The Standard & Poor’s 500 Index fell 3.8 percent this week.

The economic bill is headed for passage in Congress after lawmakers agreed to trim initial measures from more than $800 billion in new spending and tax cuts. Geithner, who said this week he is working on plans to rescue banks, intends to announce another proposal in coming days to support the housing market, according to a person briefed on the matter.

All that won’t be enough to keep U.S. gross domestic product from contracting 2 percent this year, according to the median of 56 projections in a Bloomberg survey of economists taken Feb. 2 to Feb. 10.

Worst Start

Stock losses and concerns about the stimulus package “are both making Treasuries more attractive,” said William Larkin, a fixed-income portfolio manager at Cabot Money Management in Salem, Massachusetts, which manages $500 million in assets. “There is also the growing estimation about recovery time.
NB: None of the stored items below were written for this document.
__global__ void k_p1hex_unit_matrix(P1Args p, double *Ke) {
  double X[2][2][2][3];
  for (int a = 0; a < 2; ++a)
    for (int b = 0; b < 2; ++b)
      for (int c = 0; c < 2; ++c) {
        X[a][b][c][0] = p.origin[0] + p.scale[0] * a;
        X[a][b][c][1] = p.origin[1] + p.scale[1] * b;
        X[a][b][c][2] = p.origin[2] + p.scale[2] * c;
      }
  ElemTables T;
  {
    double (&R0)[3][3] = T.R0, (&R1)[3][3] = T.R1, (&R2)[3][3] = T.R2;
    double (&W01)[2][2][3] = T.W01, (&W02)[2][2][3] = T.W02, (&W12)[2][2][3] = T.W12;
    double (&Mm)[3][3][3] = T.Mm;
    for (int i = 0; i < 27; ++i) (&Mm[0][0][0])[i] = 0.;
    const bool hasm = p.hasm;
#define NH_P1HEX_QS(q) 1.
#define NH_P1HEX_QM(q) 1.
#include "nh_p1hex_math.inc"
#undef NH_P1HEX_QS
#undef NH_P1HEX_QM
  }
#pragma unroll
  for (int a = 0; a < 8; ++a)
#pragma unroll
    for (int b = 0; b < 8; ++b) Ke[a * 8 + b] = element_entry(T, a < b ? a : b, a < b ? b : a);
}

__global__ __launch_bounds__(256) void k_p1hex_uniform(P1Args p, const double *KeG) {
  __shared__ double Ke[64], tabI[2 * 27], tabF[18], tabL[18];
  if (threadIdx.x < 64) Ke[threadIdx.x] = KeG[threadIdx.x];
  __syncthreads();
  const int N0 = p.n0 + 1, N1 = p.n1 + 1, N2 = p.n2 + 1;
  const int I = p.pl0 + blockIdx.x / N1, J = blockIdx.x % N1;
  const i64 T1 = 3 * (i64)N1 - 2, T2 = 3 * (i64)N2 - 2;
  const int lenI = len_of(I, N0), lenJ = len_of(J, N1), R3 = lenI * lenJ * 3, R2 = lenI * lenJ * 2;
  double *const line = p.values + (cum_of(I, N0) * T1 * T2 + lenI * (cum_of(J, N1) * T2));
  const int sl = threadIdx.x;
  if (sl < 27) {
    const int dI = sl / 9 - 1, dJ = (sl / 3) % 3 - 1, dK = sl % 3 - 1;
    const int cI = I + dI, cJ = J + dJ;
    if (cI >= 0 && cI < N0 && cJ >= 0 && cJ < N1) {
      double w[2][2];
#pragma unroll
      for (int a2 = 0; a2 < 2; ++a2)
#pragma unroll
        for (int b2 = 0; b2 < 2; ++b2) {
          double v = 0.;
#pragma unroll
          for (int oi = -1; oi <= 0; ++oi) {
            const int i = I + oi, a0 = -oi, b0 = a0 + dI;
            if (b0 < 0 || b0 > 1 || i < p.lay0 || i >= p.lay1) continue;
#pragma unroll
            for (int oj = -1; oj <= 0; ++oj) {
              const int j = J + oj, a1 = -oj, b1 = a1 + dJ;
              if (b1 < 0 || b1 > 1 || j < 0 || j >= p.n1) continue;
              v += Ke[((a0 * 2 + a1) * 2 + a2) * 8 + (b0 * 2 + b1) * 2 + b2];
            }
          }
          w[a2][b2] = v;
        }
      const int prefix = (dI + (I > 0)) * lenJ + (dJ + (J > 0));
      double v = 0.;
      if (dK <= 0) v += w[1][1 + dK];
      if (dK >= 0) v += w[0][dK];
      tabI[prefix * 3 + (dK + 1)] = v;
      tabI[R3 + prefix * 3 + (dK + 1)] = v;
      if (dK >= 0) tabF[prefix * 2 + dK] = w[0][dK];
      if (dK <= 0) tabL[prefix * 2 + (dK + 1)] = w[1][1 + dK];
    }
  }
  __syncthreads();
  const int ninner = (N2 - 2) * R3;
  double *const inner = line + R2;
  const int head = (int)((reinterpret_cast<size_t>(inner) >> 3) & 1);
  const int npairs = (ninner - head) / 2;
  int r = (head + 2 * (int)threadIdx.x) % R3;
  const int step = 512 % R3;
  double2 *const dst = reinterpret_cast<double2 *>(inner + head);
  for (int e = threadIdx.x; e < npairs; e += 256) {
    dst[e] = make_double2(tabI[r], tabI[r + 1]);
    r += step;
    r -= r >= R3 ? R3 : 0;
  }
  if (threadIdx.x == 0 && head) inner[0] = tabI[0];
  if (threadIdx.x == 1 && ((ninner - head) & 1)) inner[ninner - 1] = tabI[(ninner - 1) % R3];
  if (threadIdx.x < R2) {
    line[threadIdx.x] = tabF[threadIdx.x];
    line[R2 + ninner + threadIdx.x] = tabL[threadIdx.x];
  }
}

__global__ void k_p1hex_pattern(int n0, int n1, int n2, i64 row0, i64 row1, i64 *rowptr, i64 *colidx) {
  const int N0 = n0 + 1, N1 = n1 + 1, N2 = n2 + 1;
  const i64 t = (i64)blockIdx.x * blockDim.x + threadIdx.x;
  const i64 row = row0 + t / 27;
  const int slot = (int)(t % 27);
  if (row > row1 || (row == row1 && slot != 0)) return;
  const i64 T1 = 3 * (i64)N1 - 2, T2 = 3 * (i64)N2 - 2;
  auto rp = [&](i64 r) -> i64 {
    if (r >= (i64)N0 * N1 * N2) return (3 * (i64)N0 - 2) * T1 * T2;
    const int Kk = (int)(r % N2), J = (int)((r / N2) % N1), I = (int)(r / ((i64)N2 * N1));
    return cum_of(I, N0) * T1 * T2 + len_of(I, N0) * (cum_of(J, N1) * T2 + (i64)len_of(J, N1) * cum_of(Kk, N2));
  };
  const i64 base = rp(row0);
  if (slot == 0) rowptr[row - row0] = rp(row) - base;
  if (row >= row1) return;
  const int Kk = (int)(row % N2), J = (int)((row / N2) % N1), I = (int)(row / ((i64)N2 * N1));
  const int dI = slot / 9 - 1, dJ = (slot / 3) % 3 - 1, dK = slot % 3 - 1;
  const int cI = I + dI, cJ = J + dJ, cK = Kk + dK;
  if (cI < 0 || cI >= N0 || cJ < 0 || cJ >= N1 || cK < 0 || cK >= N2) return;
  const int lenJ = len_of(J, N1), lenK = len_of(Kk, N2);
  const int pos = ((dI + (I > 0)) * lenJ + (dJ + (J > 0))) * lenK + (dK + (Kk > 0));
  colidx[rp(row) - base + pos] = ((i64)cI * N1 + cJ) * N2 + cK;
}

}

The further it gets pushed out, the more positive the reaction about the super- safe haven of Treasuries.”

U.S. government securities are still down 2.2 percent in 2009, the steepest loss at the beginning of a year since at least 1987, based on Merrill Lynch & Co.’s Treasury Master index, whose returns for the period start that year.

Japanese bonds lost 0.4 percent. German debt returned 0.4 percent, Merrill’s indexes show. The extra yield that German two- year notes offer over same-maturity Treasuries narrowed to 40 basis points yesterday, the least in 15 months.
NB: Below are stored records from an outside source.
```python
def _rows_ptr(t):
    return (FRESH, t[1], t[1], _dt(t[0])) if isinstance(t, tuple) else (_ptr(t), rows(t)[0], t.shape[-1], _dt(t))


def _plan(fn, p, plan):
    L.check(getattr(L.load(), fn)(C.byref(p), C.byref(plan)), fn)
    return plan


def conv3_fwd_plan(x, Cout, **pieces):
    ptr, ld, Cin, dt = _rows_ptr(x)
    p = L.Conv3(ptr, ld, FRESH, Cout, FRESH, *_vol(x[0] if isinstance(x, tuple) else x), Cin, Cout, dt, **pieces)
    return _plan("miseg_conv3_fwd_plan", p, L.Conv3Plan())


def conv3_fuses_shortcut(x, Cout, g, w=None):
    gp, ldg, Csc, gdt = _rows_ptr((x[0] if isinstance(x, tuple) else x, g) if isinstance(g, int) else g)
    if gdt != _rows_ptr(x)[3] or (w is not None and not (w.is_contiguous() and _dt(w) == gdt)):
        return False
    return bool(conv3_fwd_plan(x, Cout, sc_x=gp, ld_sc_x=ldg, sc_w=_ptr(w) if w is not None else FRESH, sc_C=Csc).sc)


def conv3_fuses_s2c(x, Cout, C_left):
    return bool(conv3_fwd_plan(x, Cout, s2c_out=FRESH, s2c_C=C_left).s2c)


def conv3_fuses_fwd_shortcut(x, Cout, w=None):
    if w is not None and not (w.is_contiguous() and w.dtype == x.dtype):
        return False
# ... 249 lines not shown

def im2col3(x, adjoint=False, C_out=None):
    B, D, H, W = _vol(x)
    ld, n, Cc = rows(x)
    if not adjoint:
        out = torch.empty(B, D, H, W, 27 * Cc, dtype=x.dtype, device=x.device)
        _call("miseg_im2col3", L.Im2col3(_ptr(x), ld, _ptr(out), 27 * Cc, B, D, H, W, Cc, _dt(x)))
    else:
        Co = Cc // 27
        out = torch.empty(B, D, H, W, Co, dtype=x.dtype, device=x.device)
        _call("miseg_col2im3", L.Im2col3(_ptr(x), ld, _ptr(out), Co, B, D, H, W, Co, _dt(x)))
    return out


def winattn_params(qkv, out, qkv_bias, table, lse, heads, window, shift, tw, scale, drop=None):
    B, D, H, W = _vol(qkv)
    ldq, n, C3 = rows(qkv)
    Cc = C3 // 3
    dp, (seed, sid, step) = drop if drop else (0.0, (0, 0, None))
    return L.Winattn(_ptr(qkv), ldq, _ptr(out), rows(out)[0], _ptr(qkv_bias), _ptr(table), _ptr(lse), B, D, H, W, Cc, heads, _dt(qkv),
                     window[0], window[1], window[2], shift[0], shift[1], shift[2], tw, scale, float(dp), seed, sid, _ptr(step))


def winattn_fwd(qkv, qkv_bias, table, heads, window, shift, tw, scale, drop=None):
    B, D, H, W = _vol(qkv)
    Cc = qkv.shape[-1] // 3
    out = torch.empty(B, D, H, W, Cc, dtype=qkv.dtype, device=qkv.device)
    nw = B * -(-D // window[0]) * -(-H // window[1]) * -(-W // window[2])
    lse = torch.empty(nw, heads, window[0] * window[1] * window[2], dtype=torch.float32, device=qkv.device)
    n = window[0] * window[1] * window[2]
    _call("miseg_winattn_fwd", winattn_params(qkv, out, qkv_bias, table, lse, heads, window, shift, tw, scale, drop),
          prof=("winattn", 4.0 * nw * heads * n * n * (Cc // heads), _nb(qkv, out, lse)))
    return out, lse


def winattn_bwd(qkv, out, lse, dout, qkv_bias, table, heads, window, shift, tw, scale, dqkv_bias, dtable, drop=None):
    dqkv = torch.empty(qkv.shape, dtype=qkv.dtype, device=qkv.device)
    f = winattn_params(qkv, out, qkv_bias, table, lse, heads, window, shift, tw, scale, drop)
    p = L.WinattnBwd(f, _ptr(dout), rows(dout)[0], _ptr(dqkv), rows(dqkv)[0], _ptr(dqkv_bias), _ptr(dtable))
    B, D, H, W = _vol(qkv)
    n = window[0] * window[1] * window[2]
    nw = B * -(-D // window[0]) * -(-H // window[1]) * -(-W // window[2])
    _call("miseg_winattn_bwd", p, prof=("winattn", 10.0 * nw * heads * n * n * (qkv.shape[-1] // 3 // heads), _nb(qkv, out, lse, dout, dqkv)))
    return dqkv


def add(a, b, out=None):
    lda, n, Cc = rows(a)
    y = out if out is not None else torch.empty(a.shape, dtype=a.dtype, device=a.device)
    _call("miseg_add", L.Add(_ptr(a), lda, _ptr(b), rows(b)[0], _ptr(y), rows(y)[0], n, Cc, _dt(a)))
    return y


def copy2d(src, dst):
    lds, n, Cc = rows(src)
# ... 555 lines not shown
```

Measured before the change: 168.1 patches/s.

## Split tail-round window-attention units across query tiles to fill idle CUs

Adds a planner that, when the number of (window, head) units does not divide evenly by the CU count, splits the leftover units into several workgroups that each handle a range of query tiles. A simple cost model weighs the repeated K/V prologue against the shorter query loop. The Python forward now always plans using the device CU count and calls the new workspace entry point. Split pieces reload K/V and the bias table redundantly, and the cost model constants are heuristic.

Measured after the change: 168.9 patches/s, median of 6. No clear change (+0.5%).

```diff
diff --git a/include/miseg_hip.h b/include/miseg_hip.h
--- a/include/miseg_hip.h
+++ b/include/miseg_hip.h
@@ -245,6 +245,14 @@
 int miseg_winattn_bwd(const miseg_winattn_bwd_params* p, miseg_stream_t stream);
 int miseg_winattn_bwd_on_matrix_cores(const miseg_winattn_bwd_params* p);
 
+typedef struct {
+  int32_t cus;
+  int32_t n_whole, pieces, workgroups;
+  size_t workspace_bytes;
+} miseg_winattn_plan_info;
+int miseg_winattn_plan(const miseg_winattn_params* p, int backward, miseg_winattn_plan_info* plan);
+int miseg_winattn_fwd_ws(const miseg_winattn_params* p, const miseg_winattn_plan_info* force, void* workspace, size_t workspace_bytes, miseg_stream_t stream);
+
 typedef struct { const void* a; int64_t lda; const void* b; int64_t ldb; void* y; int64_t ldy; int64_t rows; int C, dtype; } miseg_add_params;
 int miseg_add(const miseg_add_params* p, miseg_stream_t stream);
 typedef struct { uint32_t struct_size; const void* a; int64_t lda; const void* x; int64_t ldx; void* y; int64_t ldy; const float* coef; int B, S, C, dtype; } miseg_affine2_params;
diff --git a/mi-seg_amd/csrc/attention.hip b/mi-seg_amd/csrc/attention.hip
--- a/mi-seg_amd/csrc/attention.hip
+++ b/mi-seg_amd/csrc/attention.hip
@@ -377,17 +377,33 @@
   }
 }
 
-__device__ __forceinline__ void att_unit(int heads, int& win, int& head) {
-  const int nb = gridDim.x, xcd = blockIdx.x & 7, q = nb >> 3, r = nb & 7;
-  const int unit = xcd * q + (xcd < r ? xcd : r) + (blockIdx.x >> 3);
-  win = unit / heads;
-  head = unit - win * heads;
+struct AttSplit { int n_whole, pieces; };
+struct AttPiece { int win, head, t0, t1, idx , slot ; };
+
+__device__ __forceinline__ AttPiece att_unit(int heads, const AttSplit& sp, int tiles) {
+  AttPiece u;
+  int unit;
+  if ((int)blockIdx.x < sp.n_whole) {
+    const int nb = sp.n_whole, xcd = blockIdx.x & 7, q = nb >> 3, r = nb & 7;
+    unit = xcd * q + (xcd < r ? xcd : r) + (blockIdx.x >> 3);
+    u.t0 = 0; u.t1 = tiles; u.idx = -1; u.slot = 0;
+  } else {
+    const int j = blockIdx.x - sp.n_whole;
+    u.slot = j / sp.pieces;
+    u.idx = j - u.slot * sp.pieces;
+    unit = sp.n_whole + u.slot;
+    u.t0 = u.idx * tiles / sp.pieces;
+    u.t1 = (u.idx + 1) * tiles / sp.pieces;
+  }
+  u.win = unit / heads;
+  u.head = unit - u.win * heads;
+  return u;
 }
 
 template <bool MASK, int NW = 4, bool DROP = false>
 __global__ void __launch_bounds__(NW * 64) winattn_fwd_mfma_kernel(const bf16* __restrict__ qkv, int64_t ldq, bf16* __restrict__ out, int64_t ldo,
                                                                const float* __restrict__ qkv_bias, const float* __restrict__ bias_table,
-                                                               float* __restrict__ lse_out, WinGeom g, int tsize, bool vec, AttnDrop dr) {
+                                                               float* __restrict__ lse_out, WinGeom g, int tsize, bool vec, AttnDrop dr, AttSplit sp) {
   extern __shared__ __attribute__((aligned(16))) char smem[];
   bf16* Qs = reinterpret_cast<bf16*>(smem);
   bf16* Ks = Qs + ATT_NP * 16;
@@ -396,11 +412,12 @@
   int* klab = kofs + ATT_NP;
   int* rowq = klab + ATT_NP;
   float* table = reinterpret_cast<float*>(rowq + ATT_NP);
-  int win, head;
-  att_unit(g.heads, win, head);
+  const int n = g.n, C = g.C, ntiles = (n + 31) / 32;
+  const AttPiece u = att_unit(g.heads, sp, ntiles);
+  const int win = u.win, head = u.head;
   const int tid = threadIdx.x;
-  const int n = g.n, C = g.C, ntiles = (n + 31) / 32;
   for (int t = tid; t < ntiles * 32; t += NW * 64) {
+    const bool own = t >= u.t0 * 32 && t < u.t1 * 32;
     int row = -1, label = 0, code = 0;
     float q[16], k[16], v[16];
 #pragma unroll
@@ -409,7 +426,7 @@
       token_info(g, win, t, row, label, code);
       if (row >= 0) {
         const bf16* p = qkv + (int64_t)row * ldq + head * 16;
-        att_load16v(p, vec, q);
+        if (own) att_load16v(p, vec, q);
         att_load16v(p + C, vec, k);
         att_load16v(p + 2 * C, vec, v);
       } else if (qkv_bias) {
@@ -439,7 +456,7 @@
   constexpr float MASKV = -100.f * ATT_LOG2E;
   const uint64_t dk0 = DROP ? dropout_step_key(dr.key, dr.step_dev) : 0ull;
   const int dcg = (n + 3) / 4;
-  for (int qt = wave; qt < ntiles; qt += NW) {
+  for (int qt = u.t0 + wave; qt < u.t1; qt += NW) {
     const int qi = qt * 32 + r;
     const int64_t drow = ((int64_t)win * g.heads + head) * n + qi;
     const bf16x8 qf = *reinterpret_cast<const bf16x8*>(Qs + qi * 16 + 8 * h);
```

China Banking Regulatory Commission official Luo Ping said holding U.S. government bonds is not the only option for investing reserves, clarifying earlier comments, the China News Service reported.

U.S. debt is one option in addition to gold and other government debt, Luo, head of the training center at the banking regulator, was quoted as saying in an interview with the news agency late yesterday.

Record Sales

If the U.S. government issues too much debt to fund efforts to revive the economy, Treasury holders will suffer losses, he said, according to the Chinese-language report.

China owns $681.9 billion of the $5.75 trillion in U.S. marketable debt, making it the largest overseas holder, Treasury Department data show.

The U.S. sold $67 billion of three-, 10- and 30-year debt this week, a record, to help pay for government spending plans.

At the 30-year auction yesterday, indirect bidders, a class of investors that includes foreign central banks, were awarded 33.9 percent of the securities. The average over the past 10 sales was 27.9 percent.

Yields suggest government and Federal Reserve efforts have yet to restore credit markets to where they were before trading froze last year.

The difference between what banks and the Treasury pay to borrow for three months, the so-called TED spread, narrowed to 0.94 percentage point from 4.64 percentage points in October. The gap averaged 0.27 percentage point from 2002 through 2006, before the credit crisis began in 2007.

Mortgage Rates

The London interbank offered rate, or Libor, for three-month dollar loans, increased to 1.23 percent yesterday from 1.08 percent on Jan. 14.

Average 30-year fixed mortgage rates rose to 5.16 percent in the seven days ended Feb. 12 from 4.96 percent four weeks earlier, according to loan finance company Freddie Mac. Rates are about 2.38 percentage points higher than 10-year Treasury yields, widening from 1.62 percentage points five years ago.

Treasuries shed gains today on speculation Group of Seven finance chiefs meeting in Rome this weekend will call for greater measures to spur economic growth.

“Yields will go up,” said Yasutoshi Nagai, chief economist at Daiwa Securities SMBC Co. in Tokyo, part of Japan’s second- largest brokerage. U.S. gross domestic product will be growing again by the third quarter after shrinking for a few more months, he said.

Confidence among U.S. consumers probably fell in February, economists said before a private report today.

The Reuters/University of Michigan preliminary index of consumer sentiment slid to 60.2, from 61.2 in January, according to the median forecast in a Bloomberg News survey. The decline would be the first in three months and would keep the index near a 28-year-low of 55.3 set in November.